ローマ スパイダーは、フェラーリのフロントエンジン車としては54年ぶりとなるソフトトップを備えた優雅な4座オープンスポーツカーだ。ここでは試乗を通じて体感したその魅力をレポートする。(Motor Magazine2025年6月号より。文:小泉優太/写真:平野 陽)

快感を覚えるV8サウンド。ソフトトップは風情がある

試乗日はあいにくの雨天だったが、ポツポツとわずかに車内に聞こえてくる、5層構造のソフトトップにより調律された雨粒がソフトトップを叩く音はなんとも心地良い。こういった風情は、ソフトトップでしか味わえない。

一方、遮音性も心配ご無用。騒々しい東京・六本木界隈を走っていても車外からの音の侵入は抑えられており、JBL製のオーディオシステムが奏でる音楽が聞こえにくいということもなかった。

画像: エンジンはかなり後方にセットされている。これもフロント48:リア52という前後重量配分を実現するための工夫だ。

エンジンはかなり後方にセットされている。これもフロント48:リア52という前後重量配分を実現するための工夫だ。

一般道での乗り心地は「やや硬めだな」と思ったが、60km/h程度で巡航すると硬さは感じなくなった。むしろ、スポーツカーとしては乗り心地はいい部類だ。

高速道路に入り、80〜100km/hで巡航するとピタッと路面に張り付くように走る。エンジン音や車外からの騒音もほどんど気にならない。路面が濡れていることもあって、追い越し時に少し慎重にアクセルペダルを踏むと最高出力620ps、最大トルク760Nmを発生するV8エンジンは野太いサウンドを発しつつ、グイグイと加速していく。晴れていて、もっと深く踏み込めればどんなに爽快なことか。ちなみに、高速巡航時の回転計は、70〜80km/hで1200rpm程度、100km/hでは1500rpm程度で、ほとんどアイドリングで走っているような感覚だ。

マネッティーノは、「WET」「COMFORT」「SPORT」「RACE」「ESC OFF」の5モードが用意されている。今回の試乗では雨天ということもあり、COMFORTを中心に、ときどきWETに切り替えてみたが、一般道と東名高速を走る限りでは前者でもスタビリティは十分で、変化は感じられなかった。

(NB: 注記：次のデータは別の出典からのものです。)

# endernewton/tf-faster-rcnn

Hardware: AMD Instinct MI355X
Metric: images/sec (600×1000) ResNet-101 Faster R-CNN at 1/2/4/8 MI355X (higher is better)
Workload: dtype f32 (operands, accumulators, results; GEMMs with Cin, Cout % 128 == 0 form each f32 product from two-piece fp16 operands with an exact power-of-two scale per 128-k block on the fp16 matrix pipe -- 3 MFMAs / product, dropped terms <= 3 * 2^-22, measured error vs float64 below the f32-MFMA kernel's; o

## Files before the change

scratch/wino2_time.py:

```python
import os, sys, statistics
ROOT = os.path.dirname(os.path.dirname(os.path.abspath(__file__)))
sys.path.insert(0, os.path.join(ROOT, "tf-faster-rcnn_amd")); sys.path.insert(0, os.path.join(ROOT, "tf-faster-rcnn_amd", "lib"))
import torch
from frcnn_hip import ops
dev = torch.device("cuda:0")
N, H, W, C = 8, 150, 250, 64
g = torch.Generator(device=dev); g.manual_seed(1)
x = (torch.randn(N, H, W, C, device=dev, generator=g).clamp_(min=0) * torch.exp(torch.rand(N, H, W, 1, device=dev, generator=g) * 4 - 2)).contiguous()
w = (torch.randn(3, 3, C, C, device=dev, generator=g) / 24).cpu().numpy()
u = torch.from_numpy(ops.winograd_filter_transform(w, m=2)).to(dev)
planes = ops.gemm_x3_pack(u)
b = torch.randn(C, device=dev, generator=g)
T = ops.winograd_tiles(N, H, W, 2)
v = torch.empty(16, T, C, device=dev); mm = torch.empty(16, T, C, device=dev)
y0 = torch.empty(N, H, W, C, device=dev); y1 = torch.empty(N, H, W, C, device=dev)
def ev(): return torch.cuda.Event(enable_timing=True)
def timed(fn):
    a, z = ev(), ev(); a.record(); fn(); z.record(); return a, z
R = {"fused": [], "wino_in": [], "gemm_x3": [], "wino_out": []}
for it in range(60):
    e = {}
    e["wino_in"] = timed(lambda: ops.winograd_input_transform(x, v, 2))
    e["gemm_x3"] = timed(lambda: ops.gemm_x3(v, planes, 16, T, C, C, out=mm))
    e["wino_out"] = timed(lambda: ops.winograd_output_transform(mm, b, 1, y0, 2))
    e["fused"] = timed(lambda: ops.winograd2_conv_x3(x, planes, b, 1, y1))
    torch.cuda.synchronize()
    if it >= 10:
        for k, (a, z) in e.items(): R[k].append(a.elapsed_time(z) * 1000.0)
print("bit equal at the bench shape:", torch.equal(y0.view(torch.int32), y1.view(torch.int32)))
for k in ("wino_in", "gemm_x3", "wino_out", "fused"):
    print("%-9s median %7.1f us   min %7.1f us   (n = %d)" % (k, statistics.median(R[k]), min(R[k]), len(R[k])))
print("three launches: median sum %.1f us" % sum(statistics.median(R[k]) for k in ("wino_in", "gemm_x3", "wino_out")))
```

tf-faster-rcnn_amd/csrc/winograd2_fused.hip:

```cpp
#include "common.h"
#include "x3_mma.h"

namespace {

constexpr int W2_RUN = 64, W2_C = 64, W2_NT = 256;
constexpr int W2_V_BYTES = W2_RUN * W2_C * 4;
constexpr int W2_P_BYTES = W2_C * W2_C * 2;
constexpr int W2_U_BYTES = 3 * W2_P_BYTES;
constexpr int W2_LDS = 2 * W2_V_BYTES + 2 * W2_U_BYTES;
constexpr int W2_ITEMS = W2_RUN * (W2_C / 4) / W2_NT;
constexpr unsigned W2_OOB = 0x80000000u;

__device__ __forceinline__ int w2_first(int p) { return p == 0 ? 0 : (p == 2 ? 2 : 1); }
__device__ __forceinline__ int w2_second(int p) { return p == 0 ? 2 : (p == 1 ? 2 : (p == 2 ? 1 : 3)); }

__device__ __forceinline__ float4 w2_pm(const float4 a, const float4 b, bool sub) {
  const float4 c = sub ? make_float4(-b.x, -b.y, -b.z, -b.w) : b;
  return make_float4(a.x + c.x, a.y + c.y, a.z + c.z, a.w + c.w);
}

struct Wino2Params {
  const float* x; const unsigned short* up; const float* bias; float* y;
  int N, H, W, TH, TW, T, act;
};

__global__ __launch_bounds__(W2_NT) void k_wino2_conv_x3(const Wino2Params p) {
  extern __shared__ __attribute__((aligned(16))) char smem[];
  const int tid = threadIdx.x, lane = tid & 63;
  const int wave = __builtin_amdgcn_readfirstlane(tid >> 6);
  const int run0 = blockIdx.x * W2_RUN;
  const int H = p.H, W = p.W;

  const int c4 = tid & 15;
  int off0[W2_ITEMS];
  unsigned ok[W2_ITEMS];
#pragma unroll
  for (int r = 0; r < W2_ITEMS; ++r) {
    const int t = run0 + (tid >> 4) + 16 * r, tc = min(t, p.T - 1);
    const int tx = tc % p.TW, ty = (tc / p.TW) % p.TH, img = tc / (p.TW * p.TH);
    const int ih0 = 2 * ty - 1, iw0 = 2 * tx - 1;
    unsigned m = 0;
#pragma unroll
    for (int i = 0; i < 4; ++i) {
      m |= ((unsigned)(ih0 + i) < (unsigned)H ? 1u : 0u) << i;
      m |= ((unsigned)(iw0 + i) < (unsigned)W ? 1u : 0u) << (4 + i);
    }
    ok[r] = t < p.T ? m : 0u;
    off0[r] = (((img * H + ih0) * W + iw0) * W2_C + c4 * 4) * 4;
  }
  const auto xr = __builtin_amdgcn_make_buffer_rsrc((void*)p.x, 0, p.N * H * W * W2_C * 4, 0x00020000);
  auto tap = [&](int r, int i, int j) {
    const bool in = ((ok[r] >> i) & (ok[r] >> (4 + j)) & 1u) != 0;
    const unsigned o = in ? (unsigned)(off0[r] + (i * W + j) * (W2_C * 4)) : W2_OOB;
    return __builtin_bit_cast(float4, __builtin_amdgcn_raw_buffer_load_b128(xr, (int)o, 0, 0));
  };
  float4 d[W2_ITEMS][4][4];
  auto load_column = [&](int j) {
#pragma unroll
    for (int r = 0; r < W2_ITEMS; ++r)
#pragma unroll
      for (int i = 0; i < 4; ++i) d[r][i][j] = tap(r, i, j);
  };
  load_column(0); load_column(2); load_column(1);
  auto form_v = [&](int xi, int nu, int r, int buf) {
    const int ia = w2_first(xi), ib = w2_second(xi), ja = w2_first(nu), jb = w2_second(nu);
    const bool rsub = xi != 1, csub = nu != 1;
    const float4 ba = w2_pm(d[r][ia][ja], d[r][ib][ja], rsub), bb = w2_pm(d[r][ia][jb], d[r][ib][jb], rsub);
    const int row = (tid >> 4) + 16 * r;
    *(float4*)(smem + buf * W2_V_BYTES + row * (W2_C * 4) + ((c4 ^ (row & 15)) * 16)) = w2_pm(ba, bb, csub);
  };

  const unsigned lds0 = (unsigned)(size_t)(LDS_AS char*)smem;
  int u_lane[2];
#pragma unroll
  for (int t = 0; t < 2; ++t) u_lane[t] = (lane >> 3) * (W2_C * 2) + (((lane & 7) ^ ((4 * t + (lane >> 4)) & 7)) * 16);
  auto load_u = [&](int g, int buf) {
    const char* src = (const char*)p.up + g * W2_U_BYTES + wave * 6 * 1024;
#pragma unroll
    for (int t = 0; t < 6; ++t)
      glds16(src + t * 1024 + u_lane[t & 1], __builtin_amdgcn_readfirstlane(lds0 + 2 * W2_V_BYTES + buf * W2_U_BYTES + (wave * 6 + t) * 1024));
  };

  const int tb = wave >> 1, cb = wave & 1;
  const int frow = lane & 31, khalf = lane >> 5;
  const int a_row = (tb * 32 + frow) * (W2_C * 4), a_sw = frow & 15;
  const int b_row = (cb * 32 + frow) * (W2_C * 2), b_sw = (frow >> 1) & 7;
  f32x16 s0, s1, o[2][2];

  load_u(0, 0);
#pragma unroll
  for (int r = 0; r < W2_ITEMS; ++r) form_v(0, 0, r, 0);
  wait_vmcnt<0>();
  __syncthreads();

#pragma unroll
  for (int nu = 0; nu < 4; ++nu) {
#pragma unroll
    for (int xi = 0; xi < 4; ++xi) {
      const int buf = xi & 1;
      const int nxi = (xi + 1) & 3, nnu = xi == 3 ? nu + 1 : nu;
      const bool more = xi < 3 || nu < 3;
      if (more) load_u(nxi * 4 + nnu, buf ^ 1);
      if (nu == 0 && xi == 3) load_column(3);
      f32x16 acc, acs;
#pragma unroll
      for (int r = 0; r < 16; ++r) { acc[r] = 0.f; acs[r] = 0.f; }
      const char* va = smem + buf * W2_V_BYTES + a_row;
      const char* ub = smem + 2 * W2_V_BYTES + buf * W2_U_BYTES + b_row;
#pragma unroll
      for (int q = 0; q < 4; ++q) {
        bf16x8 ah, am, al;
        const float4 f0 = *(const float4*)(va + (((4 * q + 2 * khalf) ^ a_sw) * 16));
        const float4 f1 = *(const float4*)(va + (((4 * q + 2 * khalf + 1) ^ a_sw) * 16));
        const char* qb = ub + (((2 * q + khalf) ^ b_sw) * 16);
        const bf16x8 bh = __builtin_bit_cast(bf16x8, *(const uint4*)(qb));
        const bf16x8 bm = __builtin_bit_cast(bf16x8, *(const uint4*)(qb + W2_P_BYTES));
        const bf16x8 bl = __builtin_bit_cast(bf16x8, *(const uint4*)(qb + 2 * W2_P_BYTES));
        x3_split8(f0, f1, ah, am, al);
        x3_mma16<6>(ah, am, al, bh, bm, bl, acc, acs);
        if (more) form_v(nxi, nnu, q, buf ^ 1);
      }
      f32x16 m;
#pragma unroll
      for (int r = 0; r < 16; ++r) m[r] = x3_combine_plain(acc[r], acs[r]);
      if (xi == 0) s0 = m;
      if (xi == 1) { s0 = s0 + m; s1 = m; }
      if (xi == 2) { s0 = s0 + m; s1 = s1 - m; }
      if (xi == 3) {
        s1 = s1 - m;
        if (nu == 0) { o[0][0] = s0; o[1][0] = s1; }
        if (nu == 1) { o[0][0] = o[0][0] + s0; o[1][0] = o[1][0] + s1; o[0][1] = s0; o[1][1] = s1; }
        if (nu == 2) { o[0][0] = o[0][0] + s0; o[1][0] = o[1][0] + s1; o[0][1] = o[0][1] - s0; o[1][1] = o[1][1] - s1; }
        if (nu == 3) { o[0][1] = o[0][1] - s0; o[1][1] = o[1][1] - s1; }
      }
      asm volatile("" : "+v"(s0));
      if (xi >= 1) asm volatile("" : "+v"(s1));
      if (xi == 3) {
        if (nu < 3) asm volatile("" : "+v"(o[0][0]), "+v"(o[1][0]));
        if (nu > 0) asm volatile("" : "+v"(o[0][1]), "+v"(o[1][1]));
      }
      wait_vmcnt<0>();
      __syncthreads();
    }
  }

  const int ch = cb * 32 + frow;
  const float bv = p.bias ? p.bias[ch] : 0.f;
  const bool relu = p.act == FRCNN_ACT_RELU;
  int t = run0 + tb * 32 + 4 * khalf;
  int tx = t % p.TW, ty = (t / p.TW) % p.TH, img = t / (p.TW * p.TH);
  auto next_tile = [&]() {
    ++t; ++tx;
    const bool wx = tx == p.TW;
    tx = wx ? 0 : tx; ty += wx ? 1 : 0;
    const bool wy = ty == p.TH;
    ty = wy ? 0 : ty; img += wy ? 1 : 0;
  };
#pragma unroll
  for (int r = 0; r < 16; ++r) {
    if (r) {
#pragma unroll
      for (int k = 0; k < ((r & 3) ? 1 : 5); ++k) next_tile();
    }
    if (t < p.T) {
#pragma unroll
      for (int a = 0; a < 2; ++a)
#pragma unroll
        for (int b = 0; b < 2; ++b) {
          const int oh = 2 * ty + a, ow = 2 * tx + b;
          if (oh >= H || ow >= W) continue;
          float v = o[a][b][r] + bv;
          if (relu) v = act_relu(v);
          p.y[((img * H + oh) * W + ow) * W2_C + ch] = v;
        }
    }
  }
}

}

extern "C" int frcnn_winograd2_conv_x3(const float* x_d, int N, int H, int W, const void* u_planes_d, const float* bias_d, int act,
                                       float* y_d, void* stream) {
  if (!x_d || !u_planes_d || !y_d || N <= 0 || H <= 0 || W <= 0) return FRCNN_E_ARG;
  if (act != FRCNN_ACT_NONE && act != FRCNN_ACT_RELU) return FRCNN_E_UNSUPPORTED;
  if ((long long)N * H * W * W2_C * 4 >= (1ll << 31)) return FRCNN_E_UNSUPPORTED;
  Wino2Params p;
  p.x = x_d; p.up = (const unsigned short*)u_planes_d; p.bias = bias_d; p.y = y_d;
  p.N = N; p.H = H; p.W = W; p.TH = (H + 1) / 2; p.TW = (W + 1) / 2; p.T = N * p.TH * p.TW; p.act = act;
  static KernelOnce once;
  HIP_TRY(kernel_once(once, (const void*)k_wino2_conv_x3, W2_NT, W2_LDS));
  hipLaunchKernelGGL(k_wino2_conv_x3, dim3((unsigned)cdiv(p.T, W2_RUN)), dim3(W2_NT), W2_LDS, (hipStream_t)stream, p);
  LAUNCH_CHECK();
  return FRCNN_OK;
}
```

Before: 563.1.

## Tile fused Winograd F(2,3) conv as 8x8 spatial blocks with LDS halo staging

Each block now owns an 8x8 tile patch of one image rather than a linear run of 64 tiles. It loads the 18x18 input halo once into LDS, split into odd and even column planes, instead of issuing overlapping 4x4 global tap loads per tile. The V operand is split into fp16 hi/mid/lo planes once when written to LDS rather than on every fragment read, and fragments are double-buffered with sched_group_barrier interleaving. Outputs are staged through LDS and written as coalesced float4 rows. This adds LDS pressure and wastes work on edge blocks, and the change also extends the timing script to compare external builds.

```diff
diff --git a/scratch/wino2_time.py b/scratch/wino2_time.py
--- a/scratch/wino2_time.py
+++ b/scratch/wino2_time.py
@@ -1,4 +1,4 @@
-import os, sys, statistics
+import ctypes, os, sys, statistics
 ROOT = os.path.dirname(os.path.dirname(os.path.abspath(__file__)))
 sys.path.insert(0, os.path.join(ROOT, "tf-faster-rcnn_amd")); sys.path.insert(0, os.path.join(ROOT, "tf-faster-rcnn_amd", "lib"))
 import torch
@@ -17,17 +17,29 @@
 def ev(): return torch.cuda.Event(enable_timing=True)
 def timed(fn):
     a, z = ev(), ev(); a.record(); fn(); z.record(); return a, z
-R = {"fused": [], "wino_in": [], "gemm_x3": [], "wino_out": []}
+others = {}
+for path in sys.argv[1:]:
+    L = ctypes.CDLL(os.path.abspath(path)); f = L.frcnn_winograd2_conv_x3; f.restype = ctypes.c_int
+    f.argtypes = [ctypes.c_void_p, ctypes.c_int, ctypes.c_int, ctypes.c_int] + [ctypes.c_void_p] * 2 + [ctypes.c_int] + [ctypes.c_void_p] * 2
+    others["fused@" + os.path.basename(os.path.dirname(os.path.abspath(path)))] = f
+y2 = torch.empty(N, H, W, C, device=dev)
+def other(f):
+    rc = f(x.data_ptr(), N, H, W, planes.data_ptr(), b.data_ptr(), 1, y2.data_ptr(), torch.cuda.current_stream().cuda_stream)
+    assert rc == 0, rc
+R = {k: [] for k in ["fused", "wino_in", "gemm_x3", "wino_out"] + list(others)}
 for it in range(60):
     e = {}
     e["wino_in"] = timed(lambda: ops.winograd_input_transform(x, v, 2))
     e["gemm_x3"] = timed(lambda: ops.gemm_x3(v, planes, 16, T, C, C, out=mm))
     e["wino_out"] = timed(lambda: ops.winograd_output_transform(mm, b, 1, y0, 2))
     e["fused"] = timed(lambda: ops.winograd2_conv_x3(x, planes, b, 1, y1))
+    for k, f in others.items(): e[k] = timed(lambda: other(f))
     torch.cuda.synchronize()
     if it >= 10:
         for k, (a, z) in e.items(): R[k].append(a.elapsed_time(z) * 1000.0)
 print("bit equal at the bench shape:", torch.equal(y0.view(torch.int32), y1.view(torch.int32)))
-for k in ("wino_in", "gemm_x3", "wino_out", "fused"):
+for k, f in others.items():
+    y2.zero_(); other(f); print("%s bit equal to the three launches: %s" % (k, torch.equal(y0.view(torch.int32), y2.view(torch.int32))))
+for k in ["wino_in", "gemm_x3", "wino_out", "fused"] + list(others):
     print("%-9s median %7.1f us   min %7.1f us   (n = %d)" % (k, statistics.median(R[k]), min(R[k]), len(R[k])))
 print("three launches: median sum %.1f us" % sum(statistics.median(R[k]) for k in ("wino_in", "gemm_x3", "wino_out")))
diff --git a/tf-faster-rcnn_amd/csrc/winograd2_fused.hip b/tf-faster-rcnn_amd/csrc/winograd2_fused.hip
--- a/tf-faster-rcnn_amd/csrc/winograd2_fused.hip
+++ b/tf-faster-rcnn_amd/csrc/winograd2_fused.hip
@@ -3,11 +3,17 @@
 
 namespace {
 
-constexpr int W2_RUN = 64, W2_C = 64, W2_NT = 256;
-constexpr int W2_V_BYTES = W2_RUN * W2_C * 4;
+constexpr int W2_BT = 8, W2_RUN = W2_BT * W2_BT, W2_C = 64, W2_NT = 256;
+constexpr int W2_PS = 2 * W2_BT + 2;
 constexpr int W2_P_BYTES = W2_C * W2_C * 2;
-constexpr int W2_U_BYTES = 3 * W2_P_BYTES;
-constexpr int W2_LDS = 2 * W2_V_BYTES + 2 * W2_U_BYTES;
+constexpr int W2_V_BYTES = 3 * W2_P_BYTES, W2_U_BYTES = 3 * W2_P_BYTES;
+constexpr int W2_PLANE = 42 * 1024;
+constexpr int W2_ODD = 0, W2_EVEN = W2_PLANE, W2_V0 = W2_PLANE, W2_U0 = W2_V0 + 2 * W2_V_BYTES;
+constexpr int W2_LDS = W2_PLANE + 2 * W2_V_BYTES + 2 * W2_U_BYTES;
+static_assert(W2_PS * (W2_PS / 2) * W2_C * 4 <= W2_PLANE && W2_PLANE <= 2 * W2_V_BYTES, "the even plane lies inside V[0..1]");
+static_assert(4 * W2_RUN * W2_C * 4 <= W2_LDS, "the block's output pixels fit");
+__device__ __forceinline__ constexpr int w2_v(int buf) { return W2_V0 + buf * W2_V_BYTES; }
+__device__ __forceinline__ constexpr int w2_u(int buf) { return W2_U0 + buf * W2_U_BYTES; }
 constexpr int W2_ITEMS = W2_RUN * (W2_C / 4) / W2_NT;
 constexpr unsigned W2_OOB = 0x80000000u;
 
@@ -21,38 +27,53 @@
 
 struct Wino2Params {
   const float* x; const unsigned short* up; const float* bias; float* y;
-  int N, H, W, TH, TW, T, act;
+  int N, H, W, NBY, NBX, act;
 };
 
 __global__ __launch_bounds__(W2_NT) void k_wino2_conv_x3(const Wino2Params p) {
   extern __shared__ __attribute__((aligned(16))) char smem[];
   const int tid = threadIdx.x, lane = tid & 63;
   const int wave = __builtin_amdgcn_readfirstlane(tid >> 6);
-  const int run0 = blockIdx.x * W2_RUN;
   const int H = p.H, W = p.W;
-
+  const int bx = blockIdx.x % p.NBX, by = (blockIdx.x / p.NBX) % p.NBY, img = blockIdx.x / (p.NBX * p.NBY);
+  const int ih0 = 2 * W2_BT * by - 1, iw0 = 2 * W2_BT * bx - 1;
   const int c4 = tid & 15;
-  int off0[W2_ITEMS];
-  unsigned ok[W2_ITEMS];
-#pragma unroll
-  for (int r = 0; r < W2_ITEMS; ++r) {
-    const int t = run0 + (tid >> 4) + 16 * r, tc = min(t, p.T - 1);
-    const int tx = tc % p.TW, ty = (tc / p.TW) % p.TH, img = tc / (p.TW * p.TH);
-    const int ih0 = 2 * ty - 1, iw0 = 2 * tx - 1;
-    unsigned m = 0;
-#pragma unroll
-    for (int i = 0; i < 4; ++i) {
-      m |= ((unsigned)(ih0 + i) < (unsigned)H ? 1u : 0u) << i;
-      m |= ((unsigned)(iw0 + i) < (unsigned)W ? 1u : 0u) << (4 + i);
+
+  const unsigned lds0 = (unsigned)(size_t)(LDS_AS char*)smem;
+  int u_lane[2];
+#pragma unroll
+  for (int t = 0; t < 2; ++t) u_lane[t] = (lane >> 3) * (W2_C * 2) + (((lane & 7) ^ ((4 * t + (lane >> 4)) & 7)) * 16);
+  auto load_u = [&](int g, int buf) {
+    const char* src = (const char*)p.up + g * W2_U_BYTES + wave * 6 * 1024;
+#pragma unroll
+    for (int t = 0; t < 6; ++t)
+      glds16(src + t * 1024 + u_lane[t & 1], __builtin_amdgcn_readfirstlane(lds0 + w2_u(buf) + (wave * 6 + t) * 1024));
+  };
+  load_u(0, 0);
+
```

画像: 「マネッティーノ」の切り替えはハンドルの赤いタブで行う。写真左下の赤い文字はタッチ操作式のエンジンスイッチ。

「マネッティーノ」の切り替えはハンドルの赤いタブで行う。写真左下の赤い文字はタッチ操作式のエンジンスイッチ。

This article is a sponsored article by
''.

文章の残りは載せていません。